Required work: Please return, with no alterations, the lines below from the very first through the one that contains "units, b->p.n, (uint32_t)".

[Source data]
****

int launch_bars_pass(glv_batch* b, const ChainPlan& pl, float* d_bars, size_t units, bool r16, hipStream_t st) {
    hipError_t e;
    if (pl.bars == ChainPlan::NO_BARS) return GLV_OK;
    if (pl.bars == ChainPlan::BARS_F32) {
        const glv::BarRowsTables rt = rows_tables(b->p, b->bar_x, b->bar);
        e = glv::launch_bars(pl.rows, d_bars, units, b->p.n, b->p.bars, b->bar_x.nsteps, b->bar_x.items, b->bar.desc, b->bar.w, st, r16, &rt);
    } else if (pl.bars == ChainPlan::BARS_SNAP || pl.bars == ChainPlan::BARS_SNAP_FLOATS) {
        e = glv::launch_bars_snap(pl.rows, pl.bars == ChainPlan::BARS_SNAP_FLOATS, d_bars, units, b->p.n, b->p.bars, b->snap.desc, reinterpret_cast<const uint32_t*>(b->snap.w.get()), st, r16);
    } else if (pl.bars == ChainPlan::BARS_COLUMNS) {
        e = glv::launch_columns(pl.rows, d_bars, units, b->p.n, (uint32_t) b->snap_x.tex.size(), b->p.bars, b->snap_x.col_nsteps, b->snap_x.col_items, b->snap.desc,
                                b->snap.w, b->snap_x.col_map, b->p.sample_mode, shape_hybrid(b->p), st);
    } else if (pl.bars == ChainPlan::BARS_SNAP_MODE) {
        const glv::BarRowsTables rt = rows_tables(b->p, b->bar_x, b->snap);
        e = glv::launch_bars(pl.rows, d_bars, units, b->p.n, b->p.bars, 0, nullptr, b->snap.desc, nullptr, st, r16, &rt);
    } else {
        const glv::BarIRowsTables irt = b->bar_x.irows_tables();
        e = glv::launch_bars_i8(pl.rows, pl.bars == ChainPlan::BARS_I8_FLOATS, d_bars, units, b->p.n, b->p.bars, &irt, st, r16);
    }
    ++b->last_launches;
    return e == hipSuccess ? GLV_OK : fail(GLV_ERR_HIP, "bars launch failed: %s", hipGetErrorString(e));
}
}
namespace {
int plan_chain(glv_batch* b, int in_mode, unsigned ops, uint32_t units, uint32_t rot, float* d_out, ChainPlan& pl) {
    if (ops & GLV_OP_WAVE) return plan_wave(b, in_mode, ops, rot, d_out, pl);
    const bool gl_passes = gl_passes_chain(b, ops);
    if (gl_fused_chain(b, ops)) pl.route = ChainPlan::GL_FUSED;
    else if (ops & GLV_OP_FFT) pl.route = gl_passes ? ChainPlan::GL_PASSES : ChainPlan::FRAME;
    else pl.route = (ops & (GLV_OP_GRAVITY | GLV_OP_AVERAGE | GLV_OP_WRANGE | GLV_OP_MAGNITUDE | GLV_OP_R16)) ? ChainPlan::POST : ChainPlan::COPY;
    if (ops & GLV_OP_FFT) launch_plan(b, units, in_mode, ops, &pl.variant, &pl.grid);
    const bool snap = (ops & GLV_OP_BARS) && b->snapped();
    pl.fused_bars = (ops & GLV_OP_BARS) && (ops & GLV_OP_FFT) && !gl_passes && bars_fusable(b, ops) && pl.variant < kMaxVariants
                    && (snap ? b->snap : b->bar).fusable[pl.variant];
    pl.out = d_out;
    if (ops & GLV_OP_BARS) {
        const bool state_is_output = (ops & GLV_OP_GRAVITY) && !(ops & (GLV_OP_AVERAGE | GLV_OP_SMOOTH | GLV_OP_RAW));
        if (pl.fused_bars || (state_is_output && !b->p.gl_storage)) pl.out = nullptr;
        else {
            if (!b->d_scratch) return fail(GLV_ERR_STATE, "this GLV_OP_BARS chain needs the internal spectra rows: announce it in glv_batch_create's ops_mask (GLV_OP_BARS together with the chain's other operators; GLV_OP_R16 too when a float chain's bars are wanted as texels)");
            pl.out = b->d_scratch;
        }
    }
    if (pl.route == ChainPlan::GL_PASSES) {
        pl.out = d_out && !(ops & (GLV_OP_BARS | GLV_OP_R16)) ? d_out : b->d_scratch;
        pl.rows = (ops & GLV_OP_BARS) ? pl.out : d_out;
    } else pl.rows = pl.out ? pl.out : b->d_grav;
    if (!(ops & GLV_OP_BARS) || pl.fused_bars) pl.bars = ChainPlan::NO_BARS;
    else if (snap && b->columns()) pl.bars = ChainPlan::BARS_COLUMNS;
    else if (snap) pl.bars = b->p.sample_mode != GLV_SAMPLE_AVERAGE ? ChainPlan::BARS_SNAP_MODE : pl.route == ChainPlan::GL_FUSED ? ChainPlan::BARS_SNAP : ChainPlan::BARS_SNAP_FLOATS;
    else if (b->p.bars >= glv::kBarSeqMin && b->bar_x.i8() && (pl.route == ChainPlan::GL_FUSED || (gl_passes && !(ops & GLV_OP_SMOOTH))))
        pl.bars = pl.route == ChainPlan::GL_FUSED ? ChainPlan::BARS_I8 : ChainPlan::BARS_I8_FLOATS;
    else pl.bars = ChainPlan::BARS_F32;
    if (pl.route == ChainPlan::GL_PASSES) pl.ops = frame_ops(b, ops);
    else {
        pl.ops = ops & ~(unsigned) (GLV_OP_PRIVATE_STATE | GLV_OP_OUTPUT_IS_STATE);
        if (ops & GLV_OP_BARS) pl.ops &= ~(unsigned) GLV_OP_R16;
        if (pl.bars == ChainPlan::BARS_I8 || pl.bars == ChainPlan::BARS_SNAP) pl.ops |= glv::OP_R16;
    }
    const uint32_t bins_needed = snap ? b->snap.bins : b->bar_x.bins_needed;
    if (pl.route == ChainPlan::GL_FUSED && pl.bars != ChainPlan::NO_BARS && bins_needed != 0 && bins_needed < b->p.n)
        pl.out_limit = bins_needed * 4u;
    if (b->live_bins() != 0 && (pl.route == ChainPlan::GL_FUSED || pl.fused_bars)) pl.live_points = b->live_bins() / 2u;
    pl.cls = glv::frame_class(pl.route == ChainPlan::GL_FUSED, pl.fused_bars, pl.live_points != 0, pl.ops, snap, snap && b->columns());
    return GLV_OK;
}

int run_wave(glv_batch* b, const ChainPlan& pl, const void* d_in, int in_mode, float* d_out, unsigned ops, uint32_t units, uint32_t rot, hipStream_t st) {
    const bool mono = b->p.channels == 1;
    if (int rc = timed_launch_begin(b, st)) return rc;
    hipError_t e;
    if (pl.wave_fused) {
        const glv::BarIRowsTables irt = b->bar_x.irows_tables();
        e = glv::launch_bars_i8_pcm(d_in, rot, mono, d_out, units, b->p.n, b->p.bars, &irt, st, (ops & GLV_OP_R16) != 0);
        b->kernel_name = "glv_bars_rows_i8_kernel";
    } else {
        e = glv::launch_wave(d_in, in_mode, mono, b->p.n, rot, units, pl.out, pl.wave_r16, pl.wave_limit, st);
        b->kernel_name = "glv_wave_kernel";
    }
    ++b->last_launches;
    if (e != hipSuccess) return fail(GLV_ERR_HIP, "kernel launch failed: %s", hipGetErrorString(e));
    if (!pl.wave_fused) if (int rc = launch_bars_pass(b, pl, d_out, units, (ops & GLV_OP_R16) != 0, st)) return rc;
    return timed_launch_end(b, st);
}

int run_chain(glv_batch* b, const ChainPlan& pl, const void* d_in, int in_mode, float* d_out, unsigned ops, uint32_t units, uint32_t rot,
              hipStream_t st) {
    glv::FrameArgs a;
    fill_common(a, b->p, b->tab);
    a.in = d_in; a.out = pl.out; a.grav = b->grav_cur; a.grav_w = b->d_grav; a.hist = b->d_hist;
    a.units = units; a.ops = pl.ops; a.head = b->head; a.rot = rot; a.log_mode = b->p.log_mode;
    a.grav_sub = b->grav_sub; a.grav_int = b->grav_int ? 1u : 0u;
    a.bars_r16 = (ops & GLV_OP_BARS) && (ops & GLV_OP_R16) ? 1u : 0u;
    a.out_limit = pl.out_limit;
    const bool gravity_only = (ops & GLV_OP_GRAVITY) && !(ops & GLV_OP_AVERAGE);
    const bool out_is_state = (ops & GLV_OP_OUTPUT_IS_STATE) != 0;
    if (out_is_state) {
        if ((const void*) d_out == d_in) return fail(GLV_ERR_INVALID, "GLV_OP_OUTPUT_IS_STATE: the output buffer must not be the input");
        a.grav_w = d_out; a.out = nullptr;
    }
    const float* grav_next = gravity_only ? (out_is_state ? d_out : b->d_grav) : b->grav_cur;
    if (pl.fused_bars) {
        const BarTableSet& t = b->snapped() ? b->snap : b->bar;
        a.bar_desc = t.desc; a.bar_items = t.fitems[pl.variant]; a.bar_nsteps = t.fnsteps[pl.variant]; a.bar_w = t.w;
        a.bars = b->p.bars; a.bars_out = d_out; a.col_map = b->snap_x.col_map;
    }
    if (pl.route == ChainPlan::GL_FUSED) a.gl_storage = 1;
    if (pl.route == ChainPlan::POST && (ops & (GLV_OP_GRAVITY | GLV_OP_AVERAGE))) a.gl_storage = b->p.gl_storage;
    if (pl.route == ChainPlan::GL_PASSES && !pl.out)
        return fail(GLV_ERR_STATE, "this gl_storage chain needs the internal spectra rows (created for gl_storage 2 batches with state, and with GLV_OP_BARS in the ops_mask)");
    if (pl.live_points != 0) { a.live_points = pl.live_points; b->ran_live = true; }

    if (int rc = timed_launch_begin(b, st)) return rc;
    hipError_t e = hipSuccess;
    if (pl.route == ChainPlan::POST || pl.route == ChainPlan::COPY) {
        if (in_mode != glv::IN_F32_PLANAR) return fail(GLV_ERR_INVALID, "operators without GLV_OP_FFT take planar f32 input");
        if (pl.route == ChainPlan::POST) { e = glv::launch_post(a, b->p.n, st); ++b->last_launches; }
        else if ((const void*) pl.out != d_in) e = hipMemcpyAsync(pl.out, d_in, sizeof(float) * (size_t) units * b->p.n, hipMemcpyDeviceToDevice, st);
        b->kernel_name = pl.route == ChainPlan::POST ? "glv_post_kernel" : "glv_smooth_kernel";
    } else {
        b->last_grid = pl.grid; b->last_variant = pl.variant;
        e = glv::launch_frame(b->log_nn, in_mode, (int) b->p.log_mode, pl.variant, pl.cls, a, pl.grid, st); ++b->last_launches;
        if (pl.route == ChainPlan::FRAME) b->kernel_name = "glv_frame_kernel";
    }
    if (e != hipSuccess) return fail(GLV_ERR_HIP, "kernel launch failed: %s", hipGetErrorString(e));
    if (pl.route == ChainPlan::GL_PASSES) {
        glv::FrameArgs a2 = a;
        a2.in = pl.out; a2.ops = ops & (GLV_OP_GRAVITY | GLV_OP_AVERAGE | ((ops & GLV_OP_BARS) ? 0u : (unsigned) GLV_OP_R16)); a2.gl_storage = b->p.gl_storage;
        a2.out = pl.rows;
        e = glv::launch_post(a2, b->p.n, st); ++b->last_launches;
        if (e != hipSuccess) return fail(GLV_ERR_HIP, "GL-storage pass launch failed: %s", hipGetErrorString(e));
    }
    if (pl.route == ChainPlan::GL_FUSED || pl.route == ChainPlan::GL_PASSES) b->kernel_name = "glv_frame_kernel";
    if (ops & GLV_OP_AVERAGE) b->head = (b->head + 1) % b->p.avg_frames;
    b->grav_cur = grav_next;
    if (ops & GLV_OP_SMOOTH) {
        e = glv::launch_smooth(pl.rows, units, b->p.n, b->d_smin, b->d_smax, b->smooth_asz, b->smooth_reach, b->smooth_window, st); ++b->last_launches;
        if (e != hipSuccess) return fail(GLV_ERR_HIP, "smooth launch failed: %s", hipGetErrorString(e));
    }
    if (int rc = launch_bars_pass(b, pl, d_out, units, (ops & GLV_OP_R16) != 0, st)) return rc;
    return timed_launch_end(b, st);
}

****

Finished exercise:
int launch_bars_pass(glv_batch* b, const ChainPlan& pl, float* d_bars, size_t units, bool r16, hipStream_t st) {
    hipError_t e;
    if (pl.bars == ChainPlan::NO_BARS) return GLV_OK;
    if (pl.bars == ChainPlan::BARS_F32) {
        const glv::BarRowsTables rt = rows_tables(b->p, b->bar_x, b->bar);
        e = glv::launch_bars(pl.rows, d_bars, units, b->p.n, b->p.bars, b->bar_x.nsteps, b->bar_x.items, b->bar.desc, b->bar.w, st, r16, &rt);
    } else if (pl.bars == ChainPlan::BARS_SNAP || pl.bars == ChainPlan::BARS_SNAP_FLOATS) {
        e = glv::launch_bars_snap(pl.rows, pl.bars == ChainPlan::BARS_SNAP_FLOATS, d_bars, units, b->p.n, b->p.bars, b->snap.desc, reinterpret_cast<const uint32_t*>(b->snap.w.get()), st, r16);
    } else if (pl.bars == ChainPlan::BARS_COLUMNS) {
        e = glv::launch_columns(pl.rows, d_bars, units, b->p.n, (uint32_t) b->snap_x.tex.size(), b->p.bars, b->snap_x.col_nsteps, b->snap_x.col_items, b->snap.desc,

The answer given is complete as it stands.